Because we raised the bar too high.

That’s right. Our exposure to the outer world has opened up to a multitude of cultures, traditions, and lifestyles, as well as a higher standard of living and better services. You can call in the grocery store and they’d deliver. Internet is a standard. There is more than one movie outlet, lots of cafes, lots of brands, cars, companies, businesses. You can do anything over the phone or internet. And, people, hopefully, are more open minded, have heard of something dating and, if you’re in Dubai, the major source of entertainment is in bars, night clubs and party houses, unless you’re “one of them people” who like to hang out in movies, cafes or malls (like me).

The bar is raised too high. Our expat expectations have often become unrealistic. We want to fill our role of being expats by being rich and superficially happy.

Here I am, working in a great international company. I have a car, a nice house, a great TV, high end PC and lots of ridiculous game consoles and books and an assortment of feathers. I am financially stable. But I am not happy. Because I don’t find myself. All these things are, ultimately, meaningless. My bars are so ridiculously high it may take a mini God to achieve them.

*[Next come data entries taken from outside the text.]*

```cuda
Engine::Engine(const Symbolic &S, int device, long long capacity_instances, int workers, bool instance_matrices)
    : device_(device), workers_(std::max(1, std::min(workers, EI_MAX_THREADS / 32 > 0 ? EI_MAX_THREADS / 32 : 1))),
      pim_(instance_matrices), nnzG_(S.G.nnz()), nnzA_(S.A.nnz())
{
    be::set_device(device_);
    if (const char *v = std::getenv("EICOS_RING_VARIANT"))
        force_variant_ = std::atoi(v);
    if (const char *v = std::getenv("EICOS_PAIR_SOLVES"))
        force_pair_ = std::atoi(v);
    if (const char *v = std::getenv("EICOS_WIDE"))
        force_wide_ = std::atoi(v);
    stream_ = (void *)(intptr_t)be::make_stream();
    build_layout(S, false);
    upload_pattern(S);
    cap_tiles_ = std::max<long long>(1, (capacity_instances + TILE - 1) / TILE);
    ws_bytes_ = (size_t)cap_tiles_ * L_.rows_total * TILE * sizeof(double);
    ws_ = (double *)be::alloc(ws_bytes_);
    const size_t ib = (size_t)cap_tiles_ * L_.irows_total * TILE * sizeof(int);
    iws_ = (int *)be::alloc(ib);
    be::zero(ws_, ws_bytes_, S_(stream_));
    be::zero(iws_, ib, S_(stream_));
    base_vec_ = (double *)be::alloc((size_t)(S.n + S.m + S.p) * sizeof(double));
    if (pim_)
        base_mat_ = (double *)be::alloc((size_t)(nnzG_ + nnzA_ + 1) * sizeof(double));
    active_count_ = (unsigned int *)be::alloc(sizeof(unsigned int));
    ir_rounds_ = (unsigned long long *)be::alloc(8 * sizeof(unsigned long long));
    host_pinned_ = (unsigned int *)be::pinned(12 * sizeof(unsigned long long));
    const size_t slots = (size_t)cap_tiles_ * TILE;
    moves_dev_ = (int *)be::alloc(2 * slots * sizeof(int));
    status_host_ = (int *)be::pinned(slots * sizeof(int));
    moves_host_ = (int *)be::pinned(2 * slots * sizeof(int));
    for (int v = 0; v < M_VARIANTS; v++)
    {
        const int sw_v = std::max(std::max(H_.fw[v].slot_budget, H_.bw[v].slot_budget), std::max(H_.bwp[v].slot_budget, H_.mv[v].slot_budget));
        smem_prog_[v] = machine_smem_doubles(sw_v, variant_groups(v)) * sizeof(double);
        smem_factor_[v] = machine_smem_doubles(P_.fa_budget, variant_groups(v)) * sizeof(double);
    }
    smem_pair_ = machine_smem_doubles(P_.pair_budget, M_PAIR_GROUPS, 2) * sizeof(double);
    part_doubles_ = machine_smem_doubles(P_.sw_budget, M_PART_GROUPS);
    smem_resid_ = part_doubles_ * sizeof(double);
    smem_wide_ = ((size_t)M_MV_PARTS * KRED * TILE +
                  std::max((size_t)M_MV_PARTS * part_doubles_, std::max(smem_prog_[0], smem_prog_[M_VARIANTS - 1]) / sizeof(double))) *
                 sizeof(double);
    smem_common_ = workers_ > 1 ? (size_t)workers_ * KRED * TILE * sizeof(double) : 0;
#ifndef EICOS_EMU
    {
        if (smem_pair_ > 48 * 1024)
            EI_CUDA(cudaFuncSetAttribute(eicos_solve_kkt_pair, cudaFuncAttributeMaxDynamicSharedMemorySize, (int)smem_pair_));
        if (smem_wide_ > 48 * 1024)
        {
            EI_CUDA(cudaFuncSetAttribute(eicos_solve_kkt_wide, cudaFuncAttributeMaxDynamicSharedMemorySize, (int)smem_wide_));
            EI_CUDA(cudaFuncSetAttribute(eicos_residuals_wide, cudaFuncAttributeMaxDynamicSharedMemorySize, (int)smem_wide_));
        }
        if (smem_resid_ > 48 * 1024)
            EI_CUDA(cudaFuncSetAttribute(eicos_residuals, cudaFuncAttributeMaxDynamicSharedMemorySize, (int)smem_resid_));
        const size_t top_f = std::max(smem_factor_[0], smem_factor_[M_VARIANTS - 1]), top_p = std::max(smem_prog_[0], smem_prog_[M_VARIANTS - 1]);
        if (top_f > 48 * 1024)
            EI_CUDA(cudaFuncSetAttribute(eicos_ldl_factor, cudaFuncAttributeMaxDynamicSharedMemorySize, (int)top_f));
        if (top_p > 48 * 1024)
        {
            EI_CUDA(cudaFuncSetAttribute(eicos_solve_kkt, cudaFuncAttributeMaxDynamicSharedMemorySize, (int)top_p));
            EI_CUDA(cudaFuncSetAttribute(eicos_residuals, cudaFuncAttributeMaxDynamicSharedMemorySize, (int)top_p));
        }
        int dev_sms = 148;
        EI_CUDA(cudaDeviceGetAttribute(&dev_sms, cudaDevAttrMultiProcessorCount, device_));
        sms_ = dev_sms;
    }
    if (smem_common_ > 48 * 1024)
    {
        const void *ks[] = {(const void *)eicos_load_inputs, (const void *)eicos_equilibrate, (const void *)eicos_init,
                            (const void *)eicos_init_point,
                            (const void *)eicos_iter_head, (const void *)eicos_iter_mid, (const void *)eicos_iter_tail,
                            (const void *)eicos_store_outputs};
        for (const void *k : ks)
            EI_CUDA(cudaFuncSetAttribute(k, cudaFuncAttributeMaxDynamicSharedMemorySize, (int)smem_common_));
    }
#endif
    be::sync(S_(stream_));
}

Engine::~Engine()
{
    be::set_device(device_);
#ifndef EICOS_EMU
    for (void *e : events_)
        cudaEventDestroy((cudaEvent_t)e);
#endif
    for (void *p : owned_)
        be::dfree(p);
    be::dfree(ws_);
    be::dfree(iws_);
    be::dfree(base_vec_);
    be::dfree(base_mat_);
    be::dfree(active_count_);
// ... 444 lines not shown
```

### eicos_b200/csrc/engine.hpp

```cpp
#pragma once

#include "layout.hpp"
#include "streams.hpp"
#include "symbolic.hpp"

#include <cstddef>
#include <vector>

namespace eicos
{

struct SolveStats
{
    int chunks = 0, compactions = 0;
    int ipm_iterations = 0;
    long long launches = 0;
    unsigned long long ir_rounds = 0;
    unsigned long long kkt_phase_cycles[5] = {0, 0, 0, 0, 0};
    double ms_total = 0, ms_factor = 0, ms_solve = 0, ms_other = 0;
    long long factor_launch_tiles = 0, solve_launch_tiles = 0;
    int factor_launches = 0, solve_launches = 0;
    double ms_resid = 0, ms_vector = 0;
    long long resid_launch_tiles = 0, vector_launch_tiles = 0;
    int resid_launches = 0, vector_launches = 0;
// ... 9 lines not shown
        factor_launch_tiles += o.factor_launch_tiles, solve_launch_tiles += o.solve_launch_tiles;
        factor_launches += o.factor_launches, solve_launches += o.solve_launches;
        ms_resid += o.ms_resid, ms_vector += o.ms_vector;
        resid_launch_tiles += o.resid_launch_tiles, vector_launch_tiles += o.vector_launch_tiles;
        resid_launches += o.resid_launches, vector_launches += o.vector_launches;
        lane_rounds += o.lane_rounds;
        return *this;
    }
};

struct ProgramStats
{
    int sw_slots = 0, fa_slots = 0, fa_fast = 0;
    long long sw_far = 0, sw_direct = 0, fa_home = 0;
    int fw_loads = 0, bw_loads = 0, fa_loads = 0, mv_loads = 0;
};

class Engine
{
  public:
    Engine(const Symbolic &S, int device, long long capacity_instances, int workers, bool instance_matrices = false);
    ~Engine();
    Engine(const Engine &) = delete;
    Engine &operator=(const Engine &) = delete;

    void set_matrices(const double *d_G, const double *d_A, const double *base_G, const double *base_A);
    bool instance_matrices() const { return pim_; }

    void upload_values(const Symbolic &S);

    void solve(int batch, const double *d_c, const double *d_h, const double *d_b,
               const double *base_c, const double *base_h, const double *base_b,
               double *d_x, double *d_y, double *d_z, double *d_s,
               int *d_exit, int *d_iter, double *d_info, int *d_iinfo,
               bool keep_sticky, bool pre_equilibrated, bool timing, SolveStats *stats);

    void debug_factor_init(int batch, const double *d_c, const double *d_h, const double *d_b,
                           const double *base_c, const double *base_h, const double *base_b,
                           double *h_Lx, double *h_D, double *h_sol1, double *h_sol2, int *h_nit);

    void debug_line_search(int batch, const double *h_lambda, const double *h_ds, const double *h_dz, const double *h_scalars,
                           double *h_alpha);

    ProgramStats program_stats() const;
    void *stream() const { return stream_; }
    int device() const { return device_; }
    int workers() const { return workers_; }
    void set_compaction(bool on) { compaction_ = on; }
    void set_iter_max(int k) { iter_max_ = k; }
    long long capacity() const { return cap_tiles_ * (long long)tile_width(); }
    size_t workspace_bytes() const { return ws_bytes_; }
    const Layout &layout() const { return L_; }
    static int tile_width();

  private:
    void build_layout(const Symbolic &S, bool acc_rows);
    void upload_pattern(const Symbolic &S);

    int device_ = 0, workers_ = 4;
    bool pim_ = false;
    const double *mat_dG_ = nullptr, *mat_dA_ = nullptr;
    double *base_mat_ = nullptr;
    int nnzG_ = 0, nnzA_ = 0;
    long long cap_tiles_ = 0;
    size_t ws_bytes_ = 0;
    void *stream_ = nullptr;
    Layout L_{};
    DevPattern P_{};
    double *ws_ = nullptr;
    int *iws_ = nullptr;
    double *base_vec_ = nullptr;
    unsigned int *active_count_ = nullptr;
    unsigned long long *ir_rounds_ = nullptr;
    unsigned int *host_pinned_ = nullptr;
    int *moves_dev_ = nullptr, *status_host_ = nullptr, *moves_host_ = nullptr;
    bool compaction_ = true;
    size_t smem_factor_[M_VARIANTS] = {0, 0}, smem_common_ = 0, smem_prog_[M_VARIANTS] = {0, 0};
    size_t smem_pair_ = 0;
    size_t smem_resid_ = 0, smem_wide_ = 0, part_doubles_ = 0;
    int force_wide_ = -1;
    int iter_max_ = Settings::iter_max;
    bool wide_launch(int ctas) const;
    int sms_ = 148, force_variant_ = -1, force_pair_ = -1;
    bool deep_ring(int ctas) const;
    bool pair_solves(int tiles) const;
    std::vector<void *> owned_;
    double *dxeq_ = nullptr, *dAeq_ = nullptr, *dGeq_ = nullptr;
    int *dmv_ops_[M_VARIANTS] = {nullptr, nullptr}, *drs_ops_[M_MV_PARTS] = {nullptr, nullptr, nullptr, nullptr}, *dmvw_ops_[M_MV_PARTS] = {nullptr, nullptr, nullptr, nullptr}, *dfa_ops_[M_VARIANTS] = {nullptr, nullptr}, *dmv2_ops_ = nullptr;
    HostStreams H_;
    std::vector<int> Lp_;
    std::vector<void *> events_;
};

}
```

Alternatively, my friends and neighbours in Syria have so low of expectations and goals, it is almost depressing. But for them it isn’t, not entirely. They are not financially better off… but, from their goal of X Syrian Pounds, they posses part of it. From my goals of more than a hundred times that, I barely achieved a percent. They’re getting married, they’re enjoying their lives. I am trying my best to live in an absurdly competitive environment I may get a stroke. Finding a decent girl here to date, let aloe marry, is as likely as finding a komodo dragon in the arctic.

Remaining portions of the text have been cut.